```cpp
template <bool kNeg>
MP3G_PK f2 fma_mi(float k, f2 d, f2 t) {
#if defined(__HIP_DEVICE_COMPILE__)
  const uint64_t kk = cpair(k, k);
  f2 r;
  if constexpr (kNeg)
    asm("v_pk_fma_f32 %0, %1, %2, %3 op_sel:[1,0,0] op_sel_hi:[0,0,1] neg_lo:[1,0,0]"
        : "=v"(r)
        : "v"(d), "s"(kk), "v"(t));
  else
    asm("v_pk_fma_f32 %0, %1, %2, %3 op_sel:[1,0,0] op_sel_hi:[0,0,1] neg_hi:[1,0,0]"
        : "=v"(r)
        : "v"(d), "s"(kk), "v"(t));
  return r;
#else
  return fma2(mk(kNeg ? -k : k, kNeg ? -k : k), mulmi(d), t);
#endif
}

MP3G_PK f2 cmul(f2 z, float c, float d) {
#if defined(__HIP_DEVICE_COMPILE__)
  const uint64_t cd = cpair(c, d);
  f2 t, r;
  asm("v_pk_mul_f32 %1, %2, %3 op_sel_hi:[0,1]\n\t"
      "v_pk_fma_f32 %0, %2, %3, %1 op_sel:[1,1,0] op_sel_hi:[1,0,1] neg_lo:[0,1,0]"
      : "=v"(r), "=&v"(t)
      : "v"(z), "s"(cd));
  return r;
#else
  return fma2(bhi(z), mk(-d, c), blo(z) * mk(c, d));
#endif
}
MP3G_PK f2 pre_tw(float a, float b, float c, float s) { return fma2(mk(b, b), mk(s, c), mk(a, a) * mk(c, -s)); }
template <int HA, int HB>
MP3G_PK f2 pre_tw2(f2 A, f2 B, float c, float s) {
  static_assert((HA == 0 || HA == 1) && (HB == 0 || HB == 1), "half");
#if defined(__HIP_DEVICE_COMPILE__)
  static_assert(HA == 0 && HB == 1, "the halves the transforms use");
  const uint64_t cs = cpair(c, s);
  f2 t, r;
  asm("v_pk_mul_f32 %1, %2, %4 op_sel_hi:[0,1] neg_hi:[0,1]\n\t"
      "v_pk_fma_f32 %0, %3, %4, %1 op_sel:[1,1,0] op_sel_hi:[1,0,1]"
      : "=v"(r), "=&v"(t)
      : "v"(A), "v"(B), "s"(cs));
  return r;
#else
  return pre_tw(HA ? A.y : A.x, HB ? B.y : B.x, c, s);
#endif
}
MP3G_PK f2 post_tw(f2 v, float c, float s) {
#if defined(__HIP_DEVICE_COMPILE__)
  const uint64_t cs = cpair(c, s);
  f2 t, r;
  asm("v_pk_mul_f32 %1, %2, %3 op_sel_hi:[0,1]\n\t"
      "v_pk_fma_f32 %0, %2, %3, %1 op_sel:[1,1,0] op_sel_hi:[1,0,1] neg_hi:[0,1,0]"
      : "=v"(r), "=&v"(t)
      : "v"(v), "s"(cs));
  return r;
#else
  return fma2(bhi(v), mk(s, -c), blo(v) * mk(c, s));
#endif
}
constexpr float post_scale(float c, float s) { return c >= s ? c : s; }
constexpr float post_ratio(float c, float s) { return c >= s ? (float)((double)s / c) : (float)((double)c / s); }
MP3G_PK f2 post_tw_s(f2 v, float c, float s) {
  const float t = post_ratio(c, s);
#if defined(__HIP_DEVICE_COMPILE__)
  f2 r;
  if (c == s) {
    asm("v_pk_add_f32 %0, %1, %1 op_sel:[0,1] op_sel_hi:[1,0] neg_hi:[1,0]" : "=v"(r) : "v"(v));
  } else if (c > s) {
    const uint64_t tt = cpair(t, t);
    asm("v_pk_fma_f32 %0, %1, %2, %1 op_sel:[1,0,0] op_sel_hi:[0,1,1] neg_hi:[0,0,1]"
        : "=v"(r)
        : "v"(v), "s"(tt));
  } else {
    const uint64_t tt = cpair(t, t);
    asm("v_pk_fma_f32 %0, %1, %2, %1 op_sel:[0,0,1] op_sel_hi:[1,1,0] neg_hi:[0,1,0]"
        : "=v"(r)
        : "v"(v), "s"(tt));
  }
  return r;
#else
  if (c == s) return mk(v.x + v.y, v.x - v.y);
  if (c > s) return fma2(swp(v), mk(t, t), mk(v.x, -v.y));
  return fma2(v, mk(t, -t), swp(v));
#endif
}

}
}
```

Measured before the change: 290.7 million frames/s.

## Cut SGPR constant setup and LDS address math in DCT and ring accesses

Replaces the 4-point DCT block in dct32 with a hand-written packed-FMA asm sequence that reuses four scalar constant pairs. Scalar constant pairs whose high half is unused no longer materialise it, and the op_sel bits are adjusted to match. LDS pointers are typed in address space 3 and hidden behind an opaque asm barrier so the compiler keeps one base per column group and folds the offsets into ds instruction immediates. The aim is fewer SALU moves, fewer VGPR address computations and fewer generic-pointer conversions, at the cost of harder-to-verify inline asm encodings.

```diff
diff --git a/go-mp3_amd/csrc/dct32.h b/go-mp3_amd/csrc/dct32.h
--- a/go-mp3_amd/csrc/dct32.h
+++ b/go-mp3_amd/csrc/dct32.h
@@ -116,14 +116,8 @@
   const f2 a1p0 = ap[0] + r1, a1p1 = ap[1] + r0;
   const f2 a2p0 = ap[0] - r1, a2p1 = ap[1] - r0;
   {
-    f2 y01 = mk(a2p0.x, a2p0.x) * mk(kC4[0][0], kC4[0][1]);
-    f2 y23 = mk(a2p0.x, a2p0.x) * mk(kC4[0][2], kC4[0][3]);
-    y01 = fma2(bhi(a2p0), mk(kC4[1][0], kC4[1][1]), y01);
-    y23 = fma2(bhi(a2p0), mk(kC4[1][2], kC4[1][3]), y23);
-    y01 = fma2(blo(a2p1), mk(kC4[2][0], kC4[2][1]), y01);
-    y23 = fma2(blo(a2p1), mk(kC4[2][2], kC4[2][3]), y23);
-    y01 = fma2(bhi(a2p1), mk(kC4[3][0], kC4[3][1]), y01);
-    y23 = fma2(bhi(a2p1), mk(kC4[3][2], kC4[3][3]), y23);
+    f2 y01, y23;
+    pk::dct4_4(a2p0, a2p1, kC4[0][0], kC4[0][1], kC4[0][2], kC4[0][3], y01, y23);
     out(12, y01);
     out(13, y23);
   }
diff --git a/go-mp3_amd/csrc/granule_fast.hip b/go-mp3_amd/csrc/granule_fast.hip
--- a/go-mp3_amd/csrc/granule_fast.hip
+++ b/go-mp3_amd/csrc/granule_fast.hip
@@ -74,6 +74,12 @@
     if (rphys(P, z) != z + rshift(P, z)) return false;
   return true;
 }
+constexpr bool col_pairs_share_base() {
+  for (int t = 0; t < 16; t++)
+    if ((dct32::kColX[t] >> 3) != (dct32::kColY[t] >> 3)) return false;
+  return true;
+}
+static_assert(col_pairs_share_base(), "one LDS base per written column pair");
 static_assert(shifts_agree(0) && shifts_agree(1), "rshift is rphys as a displacement");
 static_assert(bijective(0) && bijective(1), "a layout maps the virtual slots 1..33 onto the positions 1..33");
 static_assert(hands_over(0) && hands_over(1), "the history changes layout without moving");
@@ -211,6 +217,15 @@
 }
 
 __device__ __forceinline__ void settle_vmem() { __builtin_amdgcn_s_waitcnt(0x0f70); }
+
+typedef float __attribute__((address_space(3))) lds_float;
+typedef f2 __attribute__((address_space(3))) lds_f2;
+typedef uint32_t __attribute__((address_space(3))) lds_u32;
+__device__ __forceinline__ lds_float* lds_whole(lds_float* a) {
+  asm("" : "+v"(a));
+  return a;
+}
+__device__ __forceinline__ lds_float* lds_whole(const float* p) { return lds_whole((lds_float*)p); }
 
 __device__ __forceinline__ float self(bool c, float a, float b) {
   const int m = -(int)c;
@@ -818,14 +833,16 @@
     const float* RA = &s.ring[ch][pa][0];
     const float* RB = &s.ring[ch][pb][0];
     const int d = par ? 18 : 0;
-    const float* const RAr[3] = {RA + d, RA, RA - d};
-    const float* const RBr[3] = {RB + d, RB, RB - d};
+    const lds_float* const WA = lds_whole(RA);
+    const lds_float* const WB = lds_whole(RB);
+    const lds_float* const RAr[3] = {WA + d, WA, WA - d};
+    const lds_float* const RBr[3] = {WB + d, WB, WB - d};
 #pragma unroll
     for (int p = 0; p < 9; p++) acc2[p] = bcast(0.0f);
 #pragma unroll
     for (int v = -14; v <= 16; v += 2) {
       const int za = kHist + v, zb = kHist + v - 1;
-      const f2 A = rregion(za) == rregion(za + 1) ? *reinterpret_cast<const f2*>(RAr[rregion(za)] + za)
+      const f2 A = rregion(za) == rregion(za + 1) ? *reinterpret_cast<const lds_f2*>(RAr[rregion(za)] + za)
                                                   : (f2){RAr[rregion(za)][za], RAr[rregion(za + 1)][za + 1]};
       const f2 B = {RBr[rregion(zb)][zb], RBr[rregion(zb + 1)][zb + 1]};
 #pragma unroll
@@ -968,7 +985,7 @@
 #pragma unroll
       for (int b = 0; b < 13; b++) nsfs += 3 * (int)g_fast.sfb_short[combo][b] < count1;
       if (act) {
-        uint32_t* col = reinterpret_cast<uint32_t*>(&s.ring[ch][k][0]) + cur;
+        lds_u32* col = reinterpret_cast<lds_u32*>(lds_whole(&s.ring[ch][k][0] + cur));
 #pragma unroll
         for (int q = 0; q < 9; q++) col[q] = cw[q];
       }
@@ -1188,12 +1205,13 @@
 
     if (need_v && act) {
       float* col = &s.ring[ch][k][0];
-      float* const colr[3] = {nullptr, col, col - (par ? 18 : 0)};
+      lds_float* const wcol = lds_whole(col);
+      lds_float* const colr[3] = {nullptr, wcol, wcol - (par ? 18 : 0)};
 #pragma unroll
       for (int j = 0; j < 18; j += 2) {
         const int z = kHist + j;
         if (rregion(z) == rregion(z + 1)) {
-          *reinterpret_cast<f2*>(colr[rregion(z)] + z) = (f2){o[j], o[j + 1]};
+          *reinterpret_cast<lds_f2*>(colr[rregion(z)] + z) = (f2){o[j], o[j + 1]};
         } else {
           colr[rregion(z)][z] = o[j];
           colr[rregion(z + 1)][z + 1] = o[j + 1];
@@ -1211,13 +1229,17 @@
     {
       const int slot = lane & 31;
       if (need_v && act && slot < 18) {
-        float* colu = &s.ring[ch][0][0] + cur + slot;
+        const float* colu = &s.ring[ch][0][0] + cur + slot;
+        lds_float* const cb0 = lds_whole(colu);
+        lds_float* const cb[4] = {cb0, lds_whole(cb0 + kSlots * 8), lds_whole(cb0 + kSlots * 16),
+                                  lds_whole(cb0 + kSlots * 24)};
+        auto at = [&](int c) -> lds_float& { return cb[c >> 3][kSlots * (c & 7)]; };
         dct32::f2 sp[16];
 #pragma unroll
-        for (int q = 0; q < 16; q++) sp[q] = (dct32::f2){colu[kSlots * 2 * q], colu[kSlots * (2 * q + 1)]};
+        for (int q = 0; q < 16; q++) sp[q] = (dct32::f2){at(2 * q), at(2 * q + 1)};
         dct32::dct2_32_scaled_to(sp, [&](int t, dct32::f2 v) {
-          colu[kSlots * dct32::kColX[t]] = v.x;
-          colu[kSlots * dct32::kColY[t]] = v.y;
+          at(dct32::kColX[t]) = v.x;
+          at(dct32::kColY[t]) = v.y;
         });
       }
     }
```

- **WORK TO COMPLETE**
What lines in the records above include the string "kColX"? Copy each one.

- **RESULT**
+    if ((dct32::kColX[t] >> 3) != (dct32::kColY[t] >> 3)) return false;
-          colu[kSlots * dct32::kColX[t]] = v.x;
+          at(dct32::kColX[t]) = v.x;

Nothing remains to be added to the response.